--- Task prompt ---
Would you return the entries exactly, with every line intact?
--- START ---
@@ -138,15 +139,24 @@
 }
 
 __global__ void select_rows_bwd_kernel(const unsigned char* __restrict__ use_a, const float* __restrict__ dout,
-                                       float* __restrict__ da, float* __restrict__ db, int B, int C) {
+                                       float* __restrict__ da, float* __restrict__ db, int B, int C, int fresh) {
   const long long i = (long long)blockIdx.x * blockDim.x + threadIdx.x;
   if (i < (long long)B * C) {
-    if (use_a[i / C]) da[i] += dout[i]; else db[i] += dout[i];
-  }
-}
-int launch_select_rows_bwd(const unsigned char* use_a, const float* dout, float* da, float* db, int B, int C, hipStream_t s) {
+    const bool a = use_a[i / C] != 0;
+    if (fresh) {
+      const float v = 0.f + dout[i];
+      da[i] = a ? v : 0.f;
+      db[i] = a ? 0.f : v;
+    } else if (a) {
+      da[i] += dout[i];
+    } else {
+      db[i] += dout[i];
+    }
+  }
+}
+int launch_select_rows_bwd(const unsigned char* use_a, const float* dout, float* da, float* db, int B, int C, hipStream_t s, int fresh) {
   COATI_CHECK_ARG(use_a && dout && da && db, "select_rows_bwd: null operand");
-  hipLaunchKernelGGL(select_rows_bwd_kernel, dim3(cdiv((long long)B * C, 256)), dim3(256), 0, s, use_a, dout, da, db, B, C);
+  hipLaunchKernelGGL(select_rows_bwd_kernel, dim3(cdiv((long long)B * C, 256)), dim3(256), 0, s, use_a, dout, da, db, B, C, fresh);
   COATI_LAUNCH_CHECK("select_rows_bwd");
   return COATI_OK;
 }
@@ -162,68 +172,79 @@
   return COATI_OK;
 }
 
+#define NCE_WAVES 8
 template <int NR>
-__global__ __launch_bounds__(256) void infonce_rows_kernel(float* __restrict__ logits, float* __restrict__ logits2, long long ld, int R, int N,
+__global__ __launch_bounds__(64 * NCE_WAVES) void infonce_rows_kernel(float* __restrict__ logits, float* __restrict__ logits2, long long ld, int R, int N,
                                                            int label0, const unsigned char* __restrict__ bad, float* __restrict__ loss_sum,
                                                            float* __restrict__ loss_sum2, const float* __restrict__ inv_count, float gscale) {
-  const int lane = threadIdx.x & 63, r = blockIdx.x * 4 + (threadIdx.x >> 6);
-  if (r >= R) return;
-  float* row = (blockIdx.y ? logits2 : logits) + (long long)r * ld;
-  float* ls = blockIdx.y ? loss_sum2 : loss_sum;
-  const int label = label0 + r;
-  if (bad[label]) {
-    for (int c = lane; c < N; c += 64) row[c] = 0.f;
-    return;
-  }
-  const float g = gscale * inv_count[0];
-  if constexpr (NR > 0) {
-    float v[NR];
-#pragma unroll
-    for (int i = 0; i < NR; ++i) v[i] = lane + 64 * i < N ? row[lane + 64 * i] : -INFINITY;
-    float mx = -INFINITY;
-#pragma unroll
-    for (int i = 0; i < NR; ++i) mx = fmaxf(mx, v[i]);
-    mx = wave_max(mx);
-    float sm = 0.f;
-#pragma unroll
-    for (int i = 0; i < NR; ++i) sm += __expf(v[i] - mx);
-    sm = wave_sum(sm);
-    const float lse = mx + __logf(sm);
-    float at_label = 0.f;
-#pragma unroll
-    for (int i = 0; i < NR; ++i) {
-      const int c = lane + 64 * i;
-      float p = __expf(v[i] - lse);
-      if (c == label) { at_label = v[i]; p -= 1.f; }
-      if (c < N) row[c] = p * g;
+  __shared__ float red[NCE_WAVES];
+  const int lane = threadIdx.x & 63, wave = threadIdx.x >> 6, r = blockIdx.x * NCE_WAVES + wave;
+  float term = 0.f;
+  if (r < R) {
+    float* row = (blockIdx.y ? logits2 : logits) + (long long)r * ld;
+    const int label = label0 + r;
+    if (bad[label]) {
+      for (int c = lane; c < N; c += 64) row[c] = 0.f;
+    } else {
+      const float g = gscale * inv_count[0];
+      if constexpr (NR > 0) {
+        float v[NR];
+#pragma unroll
+        for (int i = 0; i < NR; ++i) v[i] = lane + 64 * i < N ? row[lane + 64 * i] : -INFINITY;
+        float mx = -INFINITY;
+#pragma unroll
+        for (int i = 0; i < NR; ++i) mx = fmaxf(mx, v[i]);
+        mx = wave_max(mx);
+        float sm = 0.f;
+#pragma unroll
+        for (int i = 0; i < NR; ++i) sm += __expf(v[i] - mx);
+        sm = wave_sum(sm);
+        const float lse = mx + __logf(sm);
+        float at_label = 0.f;
+#pragma unroll
+        for (int i = 0; i < NR; ++i) {
+          const int c = lane + 64 * i;
+          float p = __expf(v[i] - lse);
+          if (c == label) { at_label = v[i]; p -= 1.f; }
+          if (c < N) row[c] = p * g;
+        }
+        at_label = wave_sum(at_label);
+        term = lse - at_label;
+      } else {
+        float mx = -INFINITY;
+        for (int c = lane; c < N; c += 64) mx = fmaxf(mx, row[c]);
+        mx = wave_max(mx);
+        float sm = 0.f;
+        for (int c = lane; c < N; c += 64) sm += __expf(row[c] - mx);
+        sm = wave_sum(sm);
+        const float lse = mx + __logf(sm);
+        term = lse - row[label];
+        __builtin_amdgcn_wave_barrier();
+        for (int c = lane; c < N; c += 64) {
+          float p = __expf(row[c] - lse);
+          if (c == label) p -= 1.f;
+          row[c] = p * g;
+        }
--- END ---
--- Exercise answer ---
@@ -138,15 +139,24 @@
 }
 
 __global__ void select_rows_bwd_kernel(const unsigned char* __restrict__ use_a, const float* __restrict__ dout,
-                                       float* __restrict__ da, float* __restrict__ db, int B, int C) {
+                                       float* __restrict__ da, float* __restrict__ db, int B, int C, int fresh) {
   const long long i = (long long)blockIdx.x * blockDim.x + threadIdx.x;
   if (i < (long long)B * C) {
-    if (use_a[i / C]) da[i] += dout[i]; else db[i] += dout[i];
-  }
-}
-int launch_select_rows_bwd(const unsigned char* use_a, const float* dout, float* da, float* db, int B, int C, hipStream_t s) {
+    const bool a = use_a[i / C] != 0;
+    if (fresh) {
+      const float v = 0.f + dout[i];
+      da[i] = a ? v : 0.f;
+      db[i] = a ? 0.f : v;
+    } else if (a) {
+      da[i] += dout[i];
+    } else {
+      db[i] += dout[i];
+    }
+  }
+}
+int launch_select_rows_bwd(const unsigned char* use_a, const float* dout, float* da, float* db, int B, int C, hipStream_t s, int fresh) {
   COATI_CHECK_ARG(use_a && dout && da && db, "select_rows_bwd: null operand");
-  hipLaunchKernelGGL(select_rows_bwd_kernel, dim3(cdiv((long long)B * C, 256)), dim3(256), 0, s, use_a, dout, da, db, B, C);
+  hipLaunchKernelGGL(select_rows_bwd_kernel, dim3(cdiv((long long)B * C, 256)), dim3(256), 0, s, use_a, dout, da, db, B, C, fresh);
   COATI_LAUNCH_CHECK("select_rows_bwd");
   return COATI_OK;
 }
@@ -162,68 +172,79 @@
   return COATI_OK;
 }
 
+#define NCE_WAVES 8
 template <int NR>
-__global__ __launch_bounds__(256) void infonce_rows_kernel(float* __restrict__ logits, float* __restrict__ logits2, long long ld, int R, int N,
+__global__ __launch_bounds__(64 * NCE_WAVES) void infonce_rows_kernel(float* __restrict__ logits, float* __restrict__ logits2, long long ld, int R, int N,
                                                            int label0, const unsigned char* __restrict__ bad, float* __restrict__ loss_sum,
                                                            float* __restrict__ loss_sum2, const float* __restrict__ inv_count, float gscale) {
-  const int lane = threadIdx.x & 63, r = blockIdx.x * 4 + (threadIdx.x >> 6);
-  if (r >= R) return;
-  float* row = (blockIdx.y ? logits2 : logits) + (long long)r * ld;
-  float* ls = blockIdx.y ? loss_sum2 : loss_sum;
-  const int label = label0 + r;
-  if (bad[label]) {
-    for (int c = lane; c < N; c += 64) row[c] = 0.f;
-    return;
-  }
-  const float g = gscale * inv_count[0];
-  if constexpr (NR > 0) {
-    float v[NR];
-#pragma unroll
-    for (int i = 0; i < NR; ++i) v[i] = lane + 64 * i < N ? row[lane + 64 * i] : -INFINITY;
-    float mx = -INFINITY;
-#pragma unroll
-    for (int i = 0; i < NR; ++i) mx = fmaxf(mx, v[i]);
-    mx = wave_max(mx);
-    float sm = 0.f;
-#pragma unroll
-    for (int i = 0; i < NR; ++i) sm += __expf(v[i] - mx);
-    sm = wave_sum(sm);
-    const float lse = mx + __logf(sm);
-    float at_label = 0.f;
-#pragma unroll
-    for (int i = 0; i < NR; ++i) {
-      const int c = lane + 64 * i;
-      float p = __expf(v[i] - lse);
-      if (c == label) { at_label = v[i]; p -= 1.f; }
-      if (c < N) row[c] = p * g;
+  __shared__ float red[NCE_WAVES];
+  const int lane = threadIdx.x & 63, wave = threadIdx.x >> 6, r = blockIdx.x * NCE_WAVES + wave;
+  float term = 0.f;
+  if (r < R) {
+    float* row = (blockIdx.y ? logits2 : logits) + (long long)r * ld;
+    const int label = label0 + r;
+    if (bad[label]) {
+      for (int c = lane; c < N; c += 64) row[c] = 0.f;
+    } else {
+      const float g = gscale * inv_count[0];
+      if constexpr (NR > 0) {
+        float v[NR];
+#pragma unroll
+        for (int i = 0; i < NR; ++i) v[i] = lane + 64 * i < N ? row[lane + 64 * i] : -INFINITY;
+        float mx = -INFINITY;
+#pragma unroll
+        for (int i = 0; i < NR; ++i) mx = fmaxf(mx, v[i]);
+        mx = wave_max(mx);
+        float sm = 0.f;
+#pragma unroll
+        for (int i = 0; i < NR; ++i) sm += __expf(v[i] - mx);
+        sm = wave_sum(sm);
+        const float lse = mx + __logf(sm);
+        float at_label = 0.f;
+#pragma unroll
+        for (int i = 0; i < NR; ++i) {
+          const int c = lane + 64 * i;
+          float p = __expf(v[i] - lse);
+          if (c == label) { at_label = v[i]; p -= 1.f; }
+          if (c < N) row[c] = p * g;
+        }
+        at_label = wave_sum(at_label);
+        term = lse - at_label;
+      } else {
+        float mx = -INFINITY;
+        for (int c = lane; c < N; c += 64) mx = fmaxf(mx, row[c]);
+        mx = wave_max(mx);
+        float sm = 0.f;
+        for (int c = lane; c < N; c += 64) sm += __expf(row[c] - mx);
+        sm = wave_sum(sm);
+        const float lse = mx + __logf(sm);
+        term = lse - row[label];
+        __builtin_amdgcn_wave_barrier();
+        for (int c = lane; c < N; c += 64) {
+          float p = __expf(row[c] - lse);
+          if (c == label) p -= 1.f;
+          row[c] = p * g;
+        }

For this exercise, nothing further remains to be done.